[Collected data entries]
--- START ---
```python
def regnet_stages(initial_width, slope, quantized_param, network_depth, bottleneck_ratio, group_width):
    u = initial_width + slope * np.arange(network_depth)
    s = np.round(np.log(u / initial_width) / np.log(quantized_param))
    q = 8 * np.round(initial_width * np.power(quantized_param, s) / 8)
    widths, depths = np.unique(q.astype(np.int32), return_counts=True)
# ... 386 lines not shown
        x = x.contiguous().float()
        t = self._cba(x, p + "stem.conv", p + "stem.bn", BN_STD, kind="stem", act=ACT_RELU)
        feats = []
        P = self._idx
        for k, d in enumerate(self.depths):
            group = None
            names = [f"{p}stage_{k}.blocks.block_{i}.{c}" for i in range(d)
                     for c in ("conv_block_1.0.weight", "conv_block_2.0.weight", "conv_block_3.0.weight", "shortcut.0.weight", "se.1.weight",
                               "se.1.bias", "se.3.weight", "se.3.bias")]
            names = [nm for nm in names if nm in P]
            if (K.DEFER_WGRAD and self.training and torch.is_grad_enabled() and t.requires_grad and t.is_cuda and (self.se_ratio is not None) and
                    all(P[nm].requires_grad for nm in names)):
                group = K.WgradGroup()
                t = K.DeferredGrads.apply(t, group, *[P[nm] for nm in names])
            i = 0
            while i < d:
                q = f"{p}stage_{k}.blocks.block_{i}."
                if i > 0 and self.training and not (torch.is_grad_enabled() and t.requires_grad) and self._xstage_shape_ok(q, t):
                    while i < d:
                        j1 = min(d, i + 16)
                        params = []
                        for j in range(i, j1):
                            params += self._xblock_params(f"{p}stage_{k}.blocks.block_{j}.")
                        with torch.no_grad():
                            t = K.xstage_forward_raw(t, params, BN_STD["eps"], BN_STD["momentum"])["out"][j1 - i - 1]
                        i = j1
                    break
                if i > 0 and i < d and self._xstage_run(q, t, group):
                    while i < d:
                        j1 = min(d, i + 16)
                        params = []
                        for j in range(i, j1):
                            params += self._xblock_params(f"{p}stage_{k}.blocks.block_{j}.")
                        t = K.xstage_apply(t, group, BN_STD["eps"], BN_STD["momentum"], params)
                        i = j1
                    break
                t = self._xblock(q, t, self.backbone_stride if i == 0 else 1, group)
                i += 1
            last = k == len(self.depths) - 1
            if last and tail is not None and K.DEFER_WGRAD and self.training and torch.is_grad_enabled() and t.requires_grad and t.is_cuda:
                t = K.DeferredGrads.apply(t, tail[0], *tail[1])
                tail[2] = True
            al, slot = K.share(t, ext[k] + (0 if last else 1))
            feats.append((al[:ext[k]], slot))
            if not last:
                t = al[-1]
        return feats

    def _sepconv(self, name, x, act=ACT_NONE):
        P = self._idx
        d = K.DwConv.apply(x, P[name + ".depthwise_conv.conv.weight"])
        return self._cba(d, name + ".pointwise_conv.conv", name + ".bn", BN_FPN, act=act)

    def _fusew(self, name):
        return self._idx[name]

    CELL_IN_COUNTS = (1, 2, 2, 2, 2)

    def _cell_shared(self, p, inputs, first, ext):
        red = lambda nm, src, i: self._cba(src[0][i], p + nm + ".0.conv", p + nm + ".1", BN_FPN, act=ACT_NONE, slot=src[1])
        sh = K.share
        if first:
            if len(inputs) == 4:
                p3, p4, p5 = inputs[-3:]
                p6_in = K.MaxPool.apply(red("p5_to_p6", p5, 2), 0)
            else:
                p3, p4, p5, p6r = inputs[-4:]
                p6_in = red("p6_down_channel", p6r, 0)
            (p6a, p6b, p6c), s6 = sh(p6_in, 3)
            p7_in = K.MaxPool.apply(p6c, 0)
            p3a, s3 = red("p3_down_channel", p3, 0), None
            (p4a, p4b), s4a, s4b = (red("p4_down_channel", p4, 0), red("p4_down_channel_2", p4, 1)), None, None
            (p5a, p5b), s5a, s5b = (red("p5_down_channel", p5, 0), red("p5_down_channel_2", p5, 1)), None, None
        else:
            (p3a,), s3 = inputs[0]
            (p4a, p4b), s4a = inputs[1]
            (p5a, p5b), s5a = inputs[2]
            (p6a, p6b), s6 = inputs[3]
            s4b, s5b = s4a, s5a
        if first:
            (p7a, p7b), s7 = sh(p7_in, 2)
        else:
            (p7a, p7b), s7 = inputs[4]
        F = K.Fuse.apply
        w = lambda nm: self._fusew(p + nm)
        (u6a, u6b), t6 = sh(self._sepconv(p + "conv6_up", F(w("p6_w1"), 1, 2, 0, p6a, p7a, None, (s6, s7, None))), 2)
        (u5a, u5b), t5 = sh(self._sepconv(p + "conv5_up", F(w("p5_w1"), 1, 2, 0, p5a, u6a, None, (s5a, t6, None))), 2)
        (u4a, u4b), t4 = sh(self._sepconv(p + "conv4_up", F(w("p4_w1"), 1, 2, 0, p4a, u5a, None, (s4a, t5, None))), 2)
        o3, q3 = sh(self._sepconv(p + "conv3_up", F(w("p3_w1"), 1, 2, 0, p3a, u4a, None, (s3, t4, None))), 1 + ext[0])
        o4, q4 = sh(self._sepconv(p + "conv4_down", F(w("p4_w2"), 1, 1, 3, p4b, u4b, o3[0], (s4b, t4, q3))), 1 + ext[1])
        o5, q5 = sh(self._sepconv(p + "conv5_down", F(w("p5_w2"), 1, 1, 3, p5b, u5b, o4[0], (s5b, t5, q4))), 1 + ext[2])
        o6, q6 = sh(self._sepconv(p + "conv6_down", F(w("p6_w2"), 1, 1, 3, p6b, u6b, o5[0], (s6, t6, q5))), 1 + ext[3])
        o7, q7 = sh(self._sepconv(p + "conv7_down", F(w("p7_w2"), 1, 3, 0, p7b, o6[0], None, (s7, q6, None))), ext[4])
        return [(o3[1:], q3), (o4[1:], q4), (o5[1:], q5), (o6[1:], q6), (o7, q7)]

    def first_cell_counts(self):
        n = len(self.depths)
        cnt = [0] * n
        if n == 4:
            cnt[-3:] = [1, 2, 3]
        else:
            cnt[-4:] = [1, 2, 2, 1]
        return cnt

    def _cell(self, p, inputs, first):
        ins = [((t, t, t), None) for t in inputs] if first else [K.share(t, c) for t, c in zip(inputs, self.CELL_IN_COUNTS)]
        return tuple(a[0] for a, _ in self._cell_shared(p, ins, first, (1, 1, 1, 1, 1)))

    def _neck_shared(self, feats, head_counts):
        x = list(feats)
        for k in range(self.fpn_cell_repeats):
            last = k == self.fpn_cell_repeats - 1
            x = self._cell_shared(f"neck.bifpn.{k}.", x, k == 0, head_counts if last else self.CELL_IN_COUNTS)
        return [aliases for aliases, _ in x]

    def _neck(self, feats):
        return [a[0] for a in self._neck_shared([((t, t, t), None) for t in feats], (1, 1, 1, 1, 1))]

    def _seg(self, feats_seg, want_mask=False):
        P = self._idx
        n = len(feats_seg)
        x = feats_seg[-1]
        p = "segheader.decoder."
        fuse = self.seg_fuse_elu_bwd
        s2d = False
        slot = None
        for i in range(n):
            x = K.SegConv.apply(x, None, P[f"{p}{2 * i}.conv.conv.weight"], P[f"{p}{2 * i}.conv.conv.bias"], 0, ACT_ELU, False,
                                fuse and i > 0, fuse, slot)
            slot = None
            skip = feats_seg[n - 2 - i] if i < n - 1 else None
            wgt = P[f"{p}{2 * i + 1}.conv.conv.weight"]
            if K.seg_up_phase_ok(x, skip, wgt):
                s2d = bool(fuse and i == n - 1 and self.seg_phase_output and self.training and x.requires_grad
                           and not want_mask and K.seg_s2d_handover_ok(x, skip, wgt))
                slot = K.GradSlot() if (fuse and not s2d and self.training and x.requires_grad) else None
                x = K.SegConvUp.apply(x, skip, wgt, P[f"{p}{2 * i + 1}.conv.conv.bias"], fuse, fuse, s2d, slot)
            else:
                x = K.SegConv.apply(x, skip, wgt, P[f"{p}{2 * i + 1}.conv.conv.bias"], 1, ACT_ELU, False, fuse, fuse)
        last = 2 * n
        if want_mask and self.seg_phase_output and K.seg_out_argmax_ok(x, P[f"{p}{last}.conv.weight"]):
            return K.seg_out_argmax(x, P[f"{p}{last}.conv.weight"], P[f"{p}{last}.conv.bias"])
        if self.seg_phase_output:
            slot = K.GradSlot() if (x.requires_grad and self.training) else None
            y = K.SegOutUp.apply(x, P[f"{p}{last}.conv.weight"], P[f"{p}{last}.conv.bias"], fuse, slot, s2d)
            out = y.permute(0, 3, 1, 2)
# ... 288 lines not shown
```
--- END ---
Exercise objective -> Using the entries above, count the lines that have the string "weight" in them. Answer with that number only.

Answer for this exercise -> 8